Page 1 of 1

Problems with Google Ngrams

PostPosted: 26 Sep 2016 07:30
by Richard
We've used Google Ngrams several times as a quick way of gaining insights into language use. While it's fun and easy to use, there are several problems - see https://www.wired.com/2015/10/pitfalls- ... gle-ngram/ Do you think these problems are serious enough to make Google Ngrams so unreliable that it shouldn't be used?
I like the point about the confusion between the traditional long 's' and 'f' (very well illustrated in the example).

Re: Problems with Google Ngrams

PostPosted: 28 Sep 2016 16:13
by stevelouw
I've just written a blog for language teachers about how they can use Google Ngram to help them in the classroom. I feel that it's a really useful tool for teachers, and that teachers can also easily teach students how to use it so they can experiment with it too. Some common classroom questions students have can be quite quickly answered with it - like whether to use 'toward' or 'towards'.

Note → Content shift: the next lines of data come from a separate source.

template <int R, int NI, int NS, typename ST, typename BinsFn>
__device__ __forceinline__ void sample_pdf_item_ns(ST& st, const float* ufine, const float* w, int wstride, BinsFn bins,
                                                   int64_t* inds_out, int64_t inds_stride, int tid, int valid_rays,
                                                   const float* u_rays, long long row0, int write_mask) {
  constexpr int NW = NS - 2, NC = NS - 1;
  constexpr int NVEC = NW / 8, SILP = NVEC / 4;
  for (int e = tid; e < R * NW; e += 256) {
    const int r = e / NW, i = e - r * NW;
    st.alpha[r][i] = (w + r * wstride)[i] + 1e-5f;
  }
  __syncthreads();
  if ((tid & 63) == 0 && tid < 64 * R) {
    const int r = tid >> 6;
    const float* x = st.alpha[r];
    float lanes[8];
#pragma unroll
    for (int j = 0; j < 8; ++j) {
      float ps[4] = {0.0f, 0.0f, 0.0f, 0.0f};
#pragma unroll
      for (int i = 0; i < SILP; ++i)
#pragma unroll
        for (int k = 0; k < 4; ++k) ps[k] = ps[k] + x[(i * 4 + k) * 8 + j];
#pragma unroll
      for (int v = SILP * 4; v < NVEC; ++v) ps[0] = ps[0] + x[v * 8 + j];
      lanes[j] = ((ps[0] + ps[1]) + ps[2]) + ps[3];
    }
    float total = 0.0f;
#pragma unroll
    for (int i = NVEC * 8; i < NW; ++i) total = total + x[i];
#pragma unroll
    for (int j = 0; j < 8; ++j) total = total + lanes[j];
    st.res[r][7] = total;
  }
  __syncthreads();
  for (int e = tid; e < R * NW; e += 256) {
    const int r = e / NW, i = e - r * NW;
    st.om[r][i] = st.alpha[r][i] / st.res[r][7];
  }
  __syncthreads();
  if ((tid & 63) == 0 && tid < 64 * R) {
    const int r = tid >> 6;
    double run = 0.0;
    st.cdf[r][0] = 0.0f;
#pragma unroll 1
    for (int i = 0; i < NW; ++i) { run = run + (double)st.om[r][i]; st.cdf[r][i + 1] = (float)run; }
  }
  __syncthreads();
  if (tid < 128 * R && (tid & 127) < NI) {
    const int r = tid >> 7, k = tid & 127;
    const float u = u_rays ? u_rays[(row0 + (r < valid_rays ? r : 0)) * 128 + k] : ufine[k];
    const float* cdf = st.cdf[r];
    int lo = 0, hi = NC;
    while (lo < hi) {
      const int mid = (lo + hi) >> 1;
      if (cdf[NSR_IDX(mid, NC)] <= u) lo = mid + 1; else hi = mid;
    }
    const int ind = lo;
    const int below = max(ind - 1, 0);
    const int above = min(ind, NC - 1);
    const float c0 = cdf[NSR_IDX(below, NC)], c1 = cdf[NSR_IDX(above, NC)];
    const float b0 = bins(r, NSR_IDX(below, NC)), b1 = bins(r, NSR_IDX(above, NC));
    float denom = c1 - c0;
    if (denom < 1e-5f) denom = 1.0f;
    const float t = (u - c0) / denom;
    st.zs[r][k] = b0 + t * (b1 - b0);
    if (inds_out && r < valid_rays && ((write_mask >> r) & 1)) inds_out[r * inds_stride + k] = (int64_t)ind;
  }
  __syncthreads();
}

template <int R = 2, int NI = 128, int NS = 64, typename ST, typename BinsFn>
__device__ __forceinline__ void sample_pdf_item(ST& st, const float* ufine ,
                                                const float* w , int wstride, BinsFn bins,
                                                int64_t* inds_out , int64_t inds_stride, int tid,
                                                int valid_rays, const float* u_rays = nullptr ,
                                                long long row0 = 0, int write_mask = 3 ) {
  if constexpr (NS != 64) {
    sample_pdf_item_ns<R, NI, NS>(st, ufine, w, wstride, bins, inds_out, inds_stride, tid, valid_rays, u_rays, row0, write_mask);
    return;
  }
  if (tid < 64 * R && (tid & 63) < 62) {
    const int r = tid >> 6, i = tid & 63;
    st.alpha[r][i] = (w + r * wstride)[i] + 1e-5f;
  }
  __syncthreads();
  if ((tid & 63) == 0 && tid < 64 * R) {
    const int r = tid >> 6;
    const float* x = st.alpha[r];
    float lanes[8];
#pragma unroll
    for (int j = 0; j < 8; ++j) {
      float p0 = ((x[j] + x[32 + j]) + x[40 + j]) + x[48 + j];
      lanes[j] = ((p0 + x[8 + j]) + x[16 + j]) + x[24 + j];
    }
    float total = 0.0f;
#pragma unroll
    for (int i = 56; i < 62; ++i) total = total + x[i];
#pragma unroll
    for (int j = 0; j < 8; ++j) total = total + lanes[j];
    st.res[r][7] = total;
  }
  __syncthreads();
  if (tid < 64 * R && (tid & 63) < 62) {
    const int r = tid >> 6, i = tid & 63;
    st.om[r][i] = st.alpha[r][i] / st.res[r][7];
  }
  __syncthreads();
  if ((tid & 63) == 0 && tid < 64 * R) {
    const int r = tid >> 6;
    double run = 0.0;
    st.cdf[r][0] = 0.0f;
#pragma unroll 1
    for (int i0 = 0; i0 < 56; i0 += 8) {
      double f[8];
#pragma unroll
      for (int k = 0; k < 8; ++k) f[k] = (double)st.om[r][i0 + k];
#pragma unroll
      for (int k = 0; k < 8; ++k) { run = run + f[k]; st.cdf[r][i0 + k + 1] = (float)run; }
    }
#pragma unroll
    for (int i = 56; i < 62; ++i) { run = run + (double)st.om[r][i]; st.cdf[r][i + 1] = (float)run; }
  }
  __syncthreads();
  if (tid < 128 * R && (tid & 127) < NI) {
    const int r = tid >> 7, k = tid & 127;
    const float u = u_rays ? u_rays[(row0 + (r < valid_rays ? r : 0)) * 128 + k] : ufine[k];
    const float* cdf = st.cdf[r];
    int lo = 0, hi = 63;
    while (lo < hi) {
      const int mid = (lo + hi) >> 1;
      if (cdf[NSR_IDX(mid, 63)] <= u) lo = mid + 1; else hi = mid;
    }
    const int ind = lo;
    const int below = max(ind - 1, 0);
    const int above = min(ind, 62);
    const float c0 = cdf[NSR_IDX(below, 63)], c1 = cdf[NSR_IDX(above, 63)];
    const float b0 = bins(r, NSR_IDX(below, 63)), b1 = bins(r, NSR_IDX(above, 63));
    float denom = c1 - c0;
    if (denom < 1e-5f) denom = 1.0f;
    const float t = (u - c0) / denom;
    st.zs[r][k] = b0 + t * (b1 - b0);
    if (inds_out && r < valid_rays && ((write_mask >> r) & 1)) inds_out[r * inds_stride + k] = (int64_t)ind;
  }
  __syncthreads();
}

The writer of this article outlines some of the potential problems with the Ngram Viewer, but also ends by saying that problems aside, the tool is powerful and useful. What I read from the article is that in using Ngram, we don't the ultimate answer to whatever our queries are, just some additional data.

I also liked the 'f'/'s' discussion - that makes sense now, but I hadn't thought of it before.

Re: Problems with Google Ngrams

PostPosted: 30 Sep 2016 09:50
by punjaporn
A piece of data is useful in some way, however, with its limitations. More important point is that we need to know and aware of what it can or cannot be used for. It is actually a useful tool for learning and that’s a good idea to have something “fun and easy to use” in the classroom. But if you want to use it, read Steve’s blog first! For more serious research, I think researchers can use it carefully as a starting point for more detailed analysis. Its data can be used with cautions.

Re: Problems with Google Ngrams

PostPosted: 02 Oct 2016 12:00
by sgtowns
I agree with Aum that Google NGrams could be a "fun and easy to use" tool in the classroom -- perhaps it can give students some insights about how language changes over time. But I don't think that it is a very appropriate tool for use in research, unless it's just a starting point, as Aum said. Has anyone found a paper that uses Google n-grams as their primary data source? I'd be interested to read it.

Just as another example that is not mentioned in the linked article is the chart that you see when you go to https://books.google.com/ngrams now. It shows that "Frankenstein" has gained in popularity since 1960, easily outpacing "Albert Einstein" and "Sherlock Holmes". But chances are, the books are not referring to the famous Frankenstein story, but instead the new definition of this word meaning of "a monstrous creation; especially: a work or agency that ruins its originator" (from Merriam-Webster Dictionary). But there is nothing in the data that would show this. You would only find it by looking at concordance lines.

And by the way, I would also be interested in reading Steve's blog. What is the URL? :)

Re: Problems with Google Ngrams

PostPosted: 05 Oct 2016 18:15
by stevelouw
Here you go :

http://www.ajarn.com/blogs/stephen-louw ... y-part-two

Enjoy, and don't laugh too much. It's written for the run-of-the-mill teacher out there, so it has little meat to it. As a research tool, I agree with Aum that the Ngram Viewer gives a good starting point and maybe some initial insights, but it's a piece of data that has to be fitted in with other data to draw meaningful results.